5 exercises on distributed data terms — consistency, replication, and partitioning.
0 / 5 completed
1 / 5
What does the CAP theorem state?
The CAP theorem says that a distributed data store can simultaneously provide at most two of three properties: Consistency (every read sees the latest write), Availability (every request gets a non-error response), and Partition tolerance (the system keeps working despite dropped messages between nodes). Since network partitions are unavoidable in real systems, the practical choice during a partition is between consistency and availability. CP systems reject requests to stay consistent; AP systems keep serving but may return stale data. The theorem frames the fundamental trade-offs in distributed database design.
2 / 5
What is a quorum in a replicated database?

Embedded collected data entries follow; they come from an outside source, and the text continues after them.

@@ -550,7 +557,54 @@
     auto map = [&](uint32_t l) -> uint32_t {
         return B == kWave ? wave * kWave + l : (l / B) * (nwaves * B) + wave * B + (l % B);
     };
-    const uint32_t lane_off = map(lane);
+    static_assert(!DEAL || (MODE == kRxChunk && SCHED == 3 && !LALIGN && B == 8 && WPB == 4 && COOP &&
+                            DEFER > 0 && XSKIP == 0),
+                  "DEAL is for the unrolled chunk schedule with runs of 8 and held records");
+    bool deal_on = false;
+    uint32_t deal_g = 0, deal_q = 0, g_last = 0;
+    if constexpr (DEAL) {
+        uint32_t sum = 0, before = 0;
+        bool even = true;
+#pragma unroll
+        for (uint32_t m = 0; m < 8; ++m) {
+            sum += kp.quota[m];
+            before += m < (blockIdx.x & 7u) ? kp.quota[m] : 0u;
+            deal_q = m == (blockIdx.x & 7u) ? kp.quota[m] : deal_q;
+            even = even && kp.quota[m] == 8;
+        }
+        deal_on = !even && sum == 64 && gridDim.x % 8 == 0 && kp.n != 0 && kp.n % pass_pkts == 0;
+        if (deal_on) {
+            g_last = kp.n - pass_pkts;
+            deal_g = g_last + 32 * (64 * (blockIdx.x >> 3) + before);
+        }
+    }
+    auto dealt = [&](const PassId &c) -> bool {
+        if constexpr (DEAL) return c.nj != kWholePass;
+        return false;
+    };
+    auto first_pass = [&]() -> PassId {
+        if constexpr (DEAL) {
+            if (deal_on && g_last == 0) return PassId{deal_g, deal_q < 8 ? deal_q : 8u};
+        }
+        return PassId{0, kWholePass};
+    };
+    auto next_pass = [&](const PassId &c, PassId &n) -> bool {
+        if constexpr (DEAL) {
+            if (deal_on) {
+                if (dealt(c)) {
+                    const bool mini = c.g == deal_g && deal_q > 8;
+                    n = PassId{deal_g + 256, mini ? deal_q - 8 : 0u};
+                    return mini;
+                }
+                if (c.g + pass_pkts >= g_last) {
+                    n = PassId{deal_g, deal_q < 8 ? deal_q : 8u};
+                    return deal_q != 0;
+                }
+            }
+        }
+        n = PassId{c.g + pass_pkts, kWholePass};
+        return n.g < kp.n;
+    };
     bool xskip_wave = false;
     if constexpr (XSKIP != 0) {
         const uint32_t xcc = (uint32_t)__builtin_amdgcn_s_getreg((3 << 11) | 20) & 1u;
@@ -558,29 +612,50 @@
     }
     const uint64_t safe = (uint64_t)(uintptr_t)(MODE == kRxPtrs ? (const void *)kp.out
                                                                : (const void *)kp.buf);
-    auto lane_pkt = [&](uint32_t g0, bool &live) -> uint32_t {
-        live = g0 + lane_off < kp.n;
-        return g0 + lane_off;
+    auto pkt_of = [&](const PassId &c, bool &live, uint32_t ln, uint32_t wb) -> uint32_t {
+        if (dealt(c)) {
+            live = (ln >> 3) < c.nj;
+            return c.g + 32 * (ln >> 3) + 8 * wb + (ln & 7u);
+        }
+        const uint32_t wv = blockIdx.x * WPB + wb;
+        const uint32_t k = c.g + (B == kWave ? wv * kWave + ln : (ln / B) * (nwaves * B) + wv * B + (ln % B));
+        live = k < kp.n;
+        return k;
+    };
+    auto lane_pkt = [&](const PassId &c, bool &live) -> uint32_t {
+        uint32_t t = threadIdx.x;
+        asm volatile("" : "+v"(t));
+        return pkt_of(c, live, t & (kWave - 1), t >> 6);
     };
 
     constexpr bool kCoop = B == 8 && MODE != kRxPtrs && SCHED == 3 && COOP;
     __shared__ uint64_t coop_a[kCoop ? 2 : 1][kCoop ? WPB * kWave : 1];
     uint32_t coop_buf = 0;
 
-    const uint32_t cq = wib * kWave + lane, cj = cq / (8 * WPB), cidx = cq % (8 * WPB);
-    const uint32_t coop_off = cj * (nwaves * 8) + blockIdx.x * (8 * WPB) + cidx;
-    const uint32_t coop_slot = (cidx / 8) * kWave + cj * 8 + (cidx % 8);
+    auto coop_entry = [&](uint32_t &cj, uint32_t &cidx) -> uint32_t {
+        uint32_t cq = threadIdx.x;
+        asm volatile("" : "+v"(cq));
+        cj = cq / (8 * WPB);
+        cidx = cq % (8 * WPB);
+        return cq;
+    };
     uint64_t raw_a = 0;
     uint32_t raw_b = 0;
     uint64_t cv_a = 0;
-    auto fetch = [&](uint32_t g0) {
+    auto fetch = [&](const PassId &c) {
         if constexpr (kCoop) {
-            const uint32_t kk = g0 + coop_off;
+            uint32_t cj, cidx;
+            coop_entry(cj, cidx);
+            if (dealt(c)) {
+                if (cj < c.nj) cv_a = *reinterpret_cast<const uint64_t *>(kp.desc + c.g + 32 * cj + cidx);
+                return;
+            }
+            const uint32_t kk = c.g + cj * (nwaves * 8) + blockIdx.x * (8 * WPB) + cidx;
             if (kk < kp.n) cv_a = *reinterpret_cast<const uint64_t *>(kp.desc + kk);
             return;
         }
         bool live;
-        const uint32_t k = lane_pkt(g0, live);
+        const uint32_t k = lane_pkt(c, live);
         if (live) {
             if constexpr (MODE == kRxPtrs) {
                 raw_a = (uint64_t)(uintptr_t)kp.ptrs[k];
@@ -592,19 +667,21 @@
     };
     auto exchange = [&]() {
         if constexpr (kCoop) {
-            coop_a[coop_buf][coop_slot] = cv_a;
+            uint32_t cj, cidx;
+            const uint32_t cq = coop_entry(cj, cidx);
+            coop_a[coop_buf][(cidx / 8) * kWave + cj * 8 + (cidx % 8)] = cv_a;
             __syncthreads();
-            raw_a = coop_a[coop_buf][wib * kWave + lane];
+            raw_a = coop_a[coop_buf][cq];
             coop_buf ^= 1u;
         }
     };
-    auto decode = [&](uint32_t g0) -> Frame {
+    auto decode = [&](const PassId &c) -> Frame {
         Frame f;
         bool live;
-        (void)lane_pkt(g0, live);
+        (void)lane_pkt(c, live);
         f.live = live;
         if constexpr (XSKIP != 0) {
-            if (xskip_wave && g0 + pass_pkts >= kp.n && lane >= (uint32_t)(kWave - (XSKIP > 0 ? XSKIP : -XSKIP)))
+            if (xskip_wave && c.g + pass_pkts >= kp.n && lane >= (uint32_t)(kWave - (XSKIP > 0 ? XSKIP : -XSKIP)))
                 f.live = false;
         }
         f.p = safe;
@@ -775,35 +852,50 @@
     uint32_t keep[kDefer > 0 ? kDefer : 1][HW];
     uint32_t held = 0;
     uint32_t last_g0 = 0;
+    uint32_t held_deal = 0;
+    auto held_pass = [&](int q) -> PassId {
+        if constexpr (DEAL) {
+            const PassId main{deal_g, deal_q < 8 ? deal_q : 8u}, mini{deal_g + 256, deal_q - 8};
+            if (q == 0 && held_deal == 1) return main;
+            if (q == 0 && held_deal >= 2) return mini;
+            if (q == 1 && held_deal == 3) return main;
+            const uint32_t nd = held_deal == 3 ? 2u : held_deal ? 1u : 0u;
+            return PassId{last_g0 - ((uint32_t)q - nd) * pass_pkts, kWholePass};
+        }
+        return PassId{last_g0 - (uint32_t)q * pass_pkts, kWholePass};
+    };
     uint8_t *const out_b = reinterpret_cast<uint8_t *>(kp.out);
     auto flush = [&]() {
         if constexpr (kDefer > 0) {
             static_assert(B % 2 == 0, "16 B pieces need runs of an even number of records");
             constexpr uint32_t kRunDw = B * RW, kRunPieces = kRunDw / 4;
             uint32_t *stg = reinterpret_cast<uint32_t *>(&wl.hd[0]);
+            uint32_t ft = threadIdx.x;
+            asm volatile("" : "+v"(ft));
+            const uint32_t fl = ft & (kWave - 1), fw = ft >> 6;
 #pragma unroll
             for (int q = 0; q < kDefer; ++q) {
                 if ((uint32_t)q < held) {
-                    const uint32_t gq = last_g0 - (uint32_t)q * pass_pkts;
-                    uint2 *st = reinterpret_cast<uint2 *>(stg) + lane * (RW / 2);
+                    const PassId cq = held_pass(q);
+                    uint2 *st = reinterpret_cast<uint2 *>(stg) + fl * (RW / 2);
 #pragma unroll
                     for (int i = 0; i < RW / 2; ++i) st[i] = make_uint2(keep[q][2 * i], keep[q][2 * i + 1]);
 #pragma unroll
-                    for (uint32_t pc = lane; pc < kWave * RW / 4; pc += kWave) {
+                    for (uint32_t pc = fl; pc < kWave * RW / 4; pc += kWave) {
                         const uint32_t run = pc / kRunPieces, w = pc % kRunPieces;
-                        const uint32_t first = gq + map(run * B);
+                        const uint32_t first = dealt(cq) ? cq.g + 32 * run + 8 * fw : cq.g + map(run * B);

A quorum is the minimum number of replica nodes that must respond for a read or write to be considered successful. With N replicas, a write quorum W and read quorum R satisfying W + R > N guarantees that any read overlaps with the latest write, ensuring strong consistency. Tuning W and R trades latency against consistency: smaller quorums are faster and more available but risk reading stale data. Quorum-based replication (popularized by Dynamo-style systems) lets operators dial the consistency level per operation.
3 / 5
What is sharding?
Sharding is horizontal partitioning: the dataset is split into disjoint subsets called shards, each stored on a different node, so the system scales beyond a single machine's capacity. A shard key determines which shard a record lives in — via range, hash, or directory-based routing. Good shard keys distribute load evenly and avoid hotspots. The trade-off is that cross-shard queries, joins, and transactions become expensive or require coordination. Rebalancing shards as data grows is one of the harder operational challenges in distributed databases.
4 / 5
What is eventual consistency?
Eventual consistency is a weak consistency model in which, given no new updates, all replicas will eventually converge to the same value. Reads may temporarily return stale data because writes propagate asynchronously between nodes. This model trades immediate consistency for higher availability and lower latency — a common choice for AP systems under CAP. To resolve conflicting concurrent updates, such systems use techniques like last-write-wins timestamps, vector clocks, or CRDTs. Eventual consistency suits use cases (shopping carts, social feeds) where brief staleness is acceptable.
5 / 5
What is a vector clock used for?
A vector clock is a data structure for capturing the causal relationships between events in a distributed system without relying on synchronized physical clocks. Each node maintains a vector of counters — one per node — incrementing its own on each event and merging maximums on message receipt. By comparing two vectors you can tell whether one event happened-before another or whether they are concurrent (causally independent). Databases use vector clocks to detect conflicting writes that need reconciliation, distinguishing true concurrency from a simple update sequence.